AIM OF THE TASK:
Beginning with the very first line, please reproduce the entries exactly through the line containing "Measured on AMD".

GIVEN DATA:
# PatrickHwang/Explicit-tf2-Recommendation

Measured on AMD Instinct MI355X. Metric: examples/sec fwd+bwd, DeepFM 10M-vocab x16d batch 8192, higher is better.
Workload: dtype f32; 1 GPU; DeepFM fwd+bwd, 26 categorical fields, 10M-vocab x 16d, batch 8192 (BASELINE.json metric); vocab=10000000, fields=26, embedding_dims=16, batch_per_gpu=8192, id_distribution=uniform, parallelism=single GPU, global_batch=8192, hipgraph=one graph per 5 steps, 32 resident batches

## Files before the change

### explicit-tf2-recommendation_amd/csrc/colsort.hip

```cpp
#include "common.h"

namespace {

constexpr uint32_t PADW = 0xFFFFFFFFu;

struct ColSortArgs {
  int64_t B; int F; int64_t V; int key_bits; int pos_bits; int passes; int digit_bits;
  int32_t* perm;
  int64_t* col_uid;
  int32_t* col_seg;
  int32_t* col_nu;
  int* bad;
  int32_t* dloc;
};

constexpr int CS_T = 1024, CS_W = CS_T / 64, CS_DB = 10, CS_BINS = 1 << CS_DB;
constexpr int CS_BKB = 13, CS_NBK = 1 << CS_BKB, CS_BIG = 32, CS_PROBE = 16;
static_assert(CS_BINS == CS_T, "the count scan gives every thread one digit");

#ifdef REC_SORT_STAMPS
__device__ unsigned long long g_sort_stamps[256 * 16];
#define SSTAMP(k) do { if (threadIdx.x == 0) g_sort_stamps[blockIdx.x * 16 + (k)] = wall_clock64(); } while (0)
#else
#define SSTAMP(k) do {} while (0)
#endif

constexpr int SORT_MAX_COLS = 256;
struct SortCols {
  const int64_t* p[SORT_MAX_COLS];
};

static inline void colsort_digits(int key_bits, int* passes, int* digit_bits) {
  const int p = (key_bits + CS_DB - 1) / CS_DB;
  *passes = p;
  *digit_bits = (key_bits + p - 1) / p;
}

template <int KPT>
__global__ __launch_bounds__(CS_T, 4) void colsort_kernel(SortCols cols, const int64_t* __restrict__ col_lo, ColSortArgs a) {
  extern __shared__ __attribute__((aligned(16))) uint32_t sml[];
  constexpr int NW = CS_T * KPT;
  uint32_t* words = sml;
  uint32_t* cnt = sml + NW;
  uint32_t* wtot = cnt + CS_W * CS_BINS;
  const int tid = threadIdx.x, lane = tid & 63, wave = tid >> 6;
  const int f = blockIdx.x;
  const int64_t B = a.B;
  const int64_t lo = col_lo[f];
  const int pb = a.pos_bits;
  const uint32_t pmask = (1u << pb) - 1u;
  uint32_t* wcnt = cnt + wave * CS_BINS;
  const unsigned long long lt = (1ull << lane) - 1ull;
  SSTAMP(0);
  uint32_t w[KPT];
  bool bad = false;
  const int64_t* col = cols.p[f];
#pragma unroll
  for (int r = 0; r < KPT; ++r) {
    const int e = wave * (64 * KPT) + r * 64 + lane;
    w[r] = PADW;
    if (e < B) {
      const int64_t id = col[e];
      int64_t key = id - lo;
      if (key < 0 || key >= (int64_t(1) << a.key_bits) || (uint64_t)id >= (uint64_t)a.V) {
        bad = true;
        key = key < 0 ? 0 : (int64_t(1) << a.key_bits) - 1;
      }
      w[r] = ((uint32_t)key << pb) | (uint32_t)e;
    }
  }
  if (bad && a.bad) *a.bad = 1;
  SSTAMP(1);
  const int wbits = a.key_bits + pb;
  const int bsh = wbits > CS_BKB ? wbits - CS_BKB : 0;
  uint32_t* bk = cnt;
  static_assert(CS_NBK == 8 * CS_T && CS_NBK <= CS_W * CS_BINS, "8 buckets per thread, inside the counters");
#pragma unroll
  for (int i = 0; i < 2; ++i) reinterpret_cast<uint4*>(bk)[i * CS_T + tid] = make_uint4(0u, 0u, 0u, 0u);
  int hot = 0;
#pragma unroll
  for (int r = 0; r < KPT; ++r) {
    const bool real = wave * (64 * KPT) + r * 64 + lane < B;
    const uint32_t b0 = __shfl(w[r] >> bsh, 0, 64);
    hot |= __popcll(__ballot(real && (w[r] >> bsh) == b0)) > CS_PROBE;
  }
  bool fast = !__syncthreads_or(hot);
  if (fast) {
#pragma unroll
    for (int r = 0; r < KPT; ++r)
      if (wave * (64 * KPT) + r * 64 + lane < B) atomicAdd(&bk[w[r] >> bsh], 1u);
    __syncthreads();
    const uint4 q0 = reinterpret_cast<const uint4*>(bk)[2 * tid], q1 = reinterpret_cast<const uint4*>(bk)[2 * tid + 1];
    uint32_t c[8] = {q0.x, q0.y, q0.z, q0.w, q1.x, q1.y, q1.z, q1.w};
    uint32_t run = 0, mx = 0;
#pragma unroll
    for (int q = 0; q < 8; ++q) {
      run += c[q];
      mx = max(mx, c[q]);
    }
    uint32_t incl = run;
#pragma unroll
    for (int o = 1; o < 64; o <<= 1) {
      const uint32_t t = __shfl_up(incl, o, 64);
      if (lane >= o) incl += t;
    }
    if (lane == 63) wtot[wave] = incl;
    __syncthreads();
    uint32_t base = incl - run;
#pragma unroll
    for (int q = 0; q < CS_W; ++q)
      if (q < wave) base += wtot[q];
#pragma unroll
    for (int q = 0; q < 8; ++q) {
      const uint32_t n = c[q];
      c[q] = base;
      base += n;
    }
    reinterpret_cast<uint4*>(bk)[2 * tid] = make_uint4(c[0], c[1], c[2], c[3]);
    reinterpret_cast<uint4*>(bk)[2 * tid + 1] = make_uint4(c[4], c[5], c[6], c[7]);
    fast = !__syncthreads_or(mx > (uint32_t)CS_BIG);
  }
  SSTAMP(2);
  if (fast) {
#pragma unroll
    for (int r = 0; r < KPT; ++r) {
      const int e = wave * (64 * KPT) + r * 64 + lane;
      if (e < B) words[atomicAdd(&bk[w[r] >> bsh], 1u)] = w[r];
      else words[e] = PADW;
    }
    __syncthreads();
    SSTAMP(3);
    uint32_t dst[KPT];
#pragma unroll
    for (int r = 0; r < KPT; ++r) {
      const int e = wave * (64 * KPT) + r * 64 + lane;
      dst[r] = (uint32_t)e;
      if (e < B) {
        const uint32_t b = w[r] >> bsh;
        const uint32_t end = bk[b];
        uint32_t j = b > 0 ? bk[b - 1] : 0u, rk = j;
        for (; j < end; ++j) rk += words[j] < w[r] ? 1u : 0u;
        dst[r] = rk;
      }
    }
    __syncthreads();
#pragma unroll
    for (int r = 0; r < KPT; ++r) words[dst[r]] = w[r];
    __syncthreads();
    SSTAMP(4);
  }
  for (int pass = 0; pass < (fast ? 0 : a.passes); ++pass) {
    const int shift = pb + pass * a.digit_bits;
    const int nb = min(a.digit_bits, a.key_bits - pass * a.digit_bits);
    const uint32_t dmask = (1u << nb) - 1u;
    if (pass > 0) {
#pragma unroll
      for (int r = 0; r < KPT; ++r) w[r] = words[wave * (64 * KPT) + r * 64 + lane];
    }
#pragma unroll
    for (int i = 0; i < CS_BINS / 256; ++i) reinterpret_cast<uint4*>(wcnt)[i * 64 + lane] = make_uint4(0u, 0u, 0u, 0u);
    uint32_t below[KPT];
#pragma unroll
    for (int c0 = 0; c0 < KPT; c0 += 8) {
      unsigned long long m[8];
#pragma unroll
      for (int r = 0; r < 8; ++r) m[r] = ~0ull;
      for (int b = 0; b < nb; ++b) {
#pragma unroll
        for (int r = 0; r < 8; ++r) {
          const uint32_t s = (uint32_t)__builtin_amdgcn_sbfe((int)w[c0 + r], shift + b, 1);
          const unsigned long long bal = __ballot(s != 0u);
          m[r] &= ~(bal ^ (((unsigned long long)s << 32) | s));
        }
      }
      uint32_t old[8];
      int lead[8];
#pragma unroll
      for (int r = 0; r < 8; ++r) {
        lead[r] = __ffsll((long long)m[r]) - 1;
        below[c0 + r] = (uint32_t)__popcll(m[r] & lt);
        old[r] = 0u;
        if (below[c0 + r] == 0u) old[r] = atomicAdd(&wcnt[(w[c0 + r] >> shift) & dmask], (uint32_t)__popcll(m[r]));
      }
#pragma unroll
      for (int r = 0; r < 8; ++r) below[c0 + r] += (uint32_t)__shfl((int)old[r], lead[r], 64);
    }
    __syncthreads();
    {
      uint32_t c[CS_W];
      uint32_t run = 0;
#pragma unroll
      for (int q = 0; q < CS_W; ++q) {
        c[q] = cnt[q * CS_BINS + tid];
        run += c[q];
      }
      uint32_t incl = run;
#pragma unroll
      for (int o = 1; o < 64; o <<= 1) {
        const uint32_t v = __shfl_up(incl, o, 64);
        if (lane >= o) incl += v;
      }
      if (lane == 63) wtot[wave] = incl;
      __syncthreads();
      uint32_t base = incl - run;
#pragma unroll
      for (int q = 0; q < CS_W; ++q)
        if (q < wave) base += wtot[q];
#pragma unroll
      for (int q = 0; q < CS_W; ++q) {
        cnt[q * CS_BINS + tid] = base;
        base += c[q];
      }
    }
    __syncthreads();
#pragma unroll
    for (int r = 0; r < KPT; ++r) words[wcnt[(w[r] >> shift) & dmask] + below[r]] = w[r];
    __syncthreads();
    SSTAMP(2 + pass);
  }
  const int s0 = tid * KPT;
  uint32_t v[KPT];
  bool hd[KPT];
  int heads = 0;
  uint32_t prev = s0 > 0 ? words[s0 - 1] : PADW;
#pragma unroll
  for (int r = 0; r < KPT; ++r) {
    const int sp = s0 + r;
    v[r] = words[sp];
    const uint32_t pk = (r == 0 ? prev : v[r - 1]) >> pb;
    hd[r] = sp < B && (sp == 0 || (v[r] >> pb) != pk);
    heads += hd[r] ? 1 : 0;
  }
  int incl = heads;
#pragma unroll
  for (int o = 1; o < 64; o <<= 1) {
    const int t = __shfl_up(incl, o, 64);
    if (lane >= o) incl += t;
  }
  if (lane == 63) wtot[wave] = (uint32_t)incl;
  __syncthreads();
  int woff = 0, all = 0;
  for (int q = 0; q < CS_W; ++q) {
    const int c = (int)wtot[q];
    if (q < wave) woff += c;
    all += c;
  }
  int rank = woff + incl - heads;
  SSTAMP(7);
  static_assert(2 * sizeof(unsigned short) * NW <= sizeof(uint32_t) * CS_W * CS_BINS, "the staging fits the counters");
  uint32_t* st_uq = words;
  unsigned short* st_sg = reinterpret_cast<unsigned short*>(cnt);
  unsigned short* st_dl = st_sg + NW;
  int32_t* permf = a.perm + (int64_t)f * B;
  if ((B & 7) == 0 && KPT == 8) {
    if (s0 < B) {
      int4 p0 = make_int4((int)(v[0] & pmask), (int)(v[1] & pmask), (int)(v[2] & pmask), (int)(v[3] & pmask));
      int4 p1 = make_int4((int)(v[4 % KPT] & pmask), (int)(v[5 % KPT] & pmask), (int)(v[6 % KPT] & pmask), (int)(v[7 % KPT] & pmask));
      *reinterpret_cast<int4*>(permf + s0) = p0;
      *reinterpret_cast<int4*>(permf + s0 + 4) = p1;
    }
  } else {
#pragma unroll
    for (int r = 0; r < KPT; ++r)
      if (s0 + r < B) permf[s0 + r] = (int32_t)(v[r] & pmask);
  }
#pragma unroll
  for (int r = 0; r < KPT; ++r) {
    const int sp = s0 + r;
    if (sp < B) {
      if (hd[r]) {
        st_uq[rank] = v[r] >> pb;
        st_sg[rank] = (unsigned short)sp;
        ++rank;
      }
      st_dl[v[r] & pmask] = (unsigned short)(hd[r] ? (rank - 1) : ((rank - 1) | 0x8000));
    }
  }
  __syncthreads();
#pragma unroll
  for (int r = 0; r < KPT; ++r) {
    const int i = r * CS_T + tid;
    if (i < B) {
      if (a.dloc) {
        const uint32_t d = st_dl[i];
        a.dloc[(int64_t)f * B + i] = (int32_t)((d & 0x7FFFu) | ((d & 0x8000u) << 16));
      }
      if (i < all) {
        a.col_uid[(int64_t)f * B + i] = lo + (int64_t)st_uq[i];
        a.col_seg[(int64_t)f * (B + 1) + i] = (int32_t)st_sg[i];
      } else {
        a.col_seg[(int64_t)f * (B + 1) + i] = (int32_t)B;
      }
    }
  }
  if (tid == 0) a.col_seg[(int64_t)f * (B + 1) + B] = (int32_t)B;
  if (tid == 0) a.col_nu[f] = all;
  SSTAMP(8);
#ifdef REC_SORT_STAMPS
  asm volatile("s_waitcnt vmcnt(0)" ::: "memory");
  SSTAMP(9);
  if (threadIdx.x == 1023) g_sort_stamps[blockIdx.x * 16 + 10] = wall_clock64();
  if (threadIdx.x == 512) g_sort_stamps[blockIdx.x * 16 + 11] = wall_clock64();
#endif
}
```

RESPONSE TO THE TASK:
# PatrickHwang/Explicit-tf2-Recommendation

Measured on AMD Instinct MI355X. Metric: examples/sec fwd+bwd, DeepFM 10M-vocab x16d batch 8192, higher is better.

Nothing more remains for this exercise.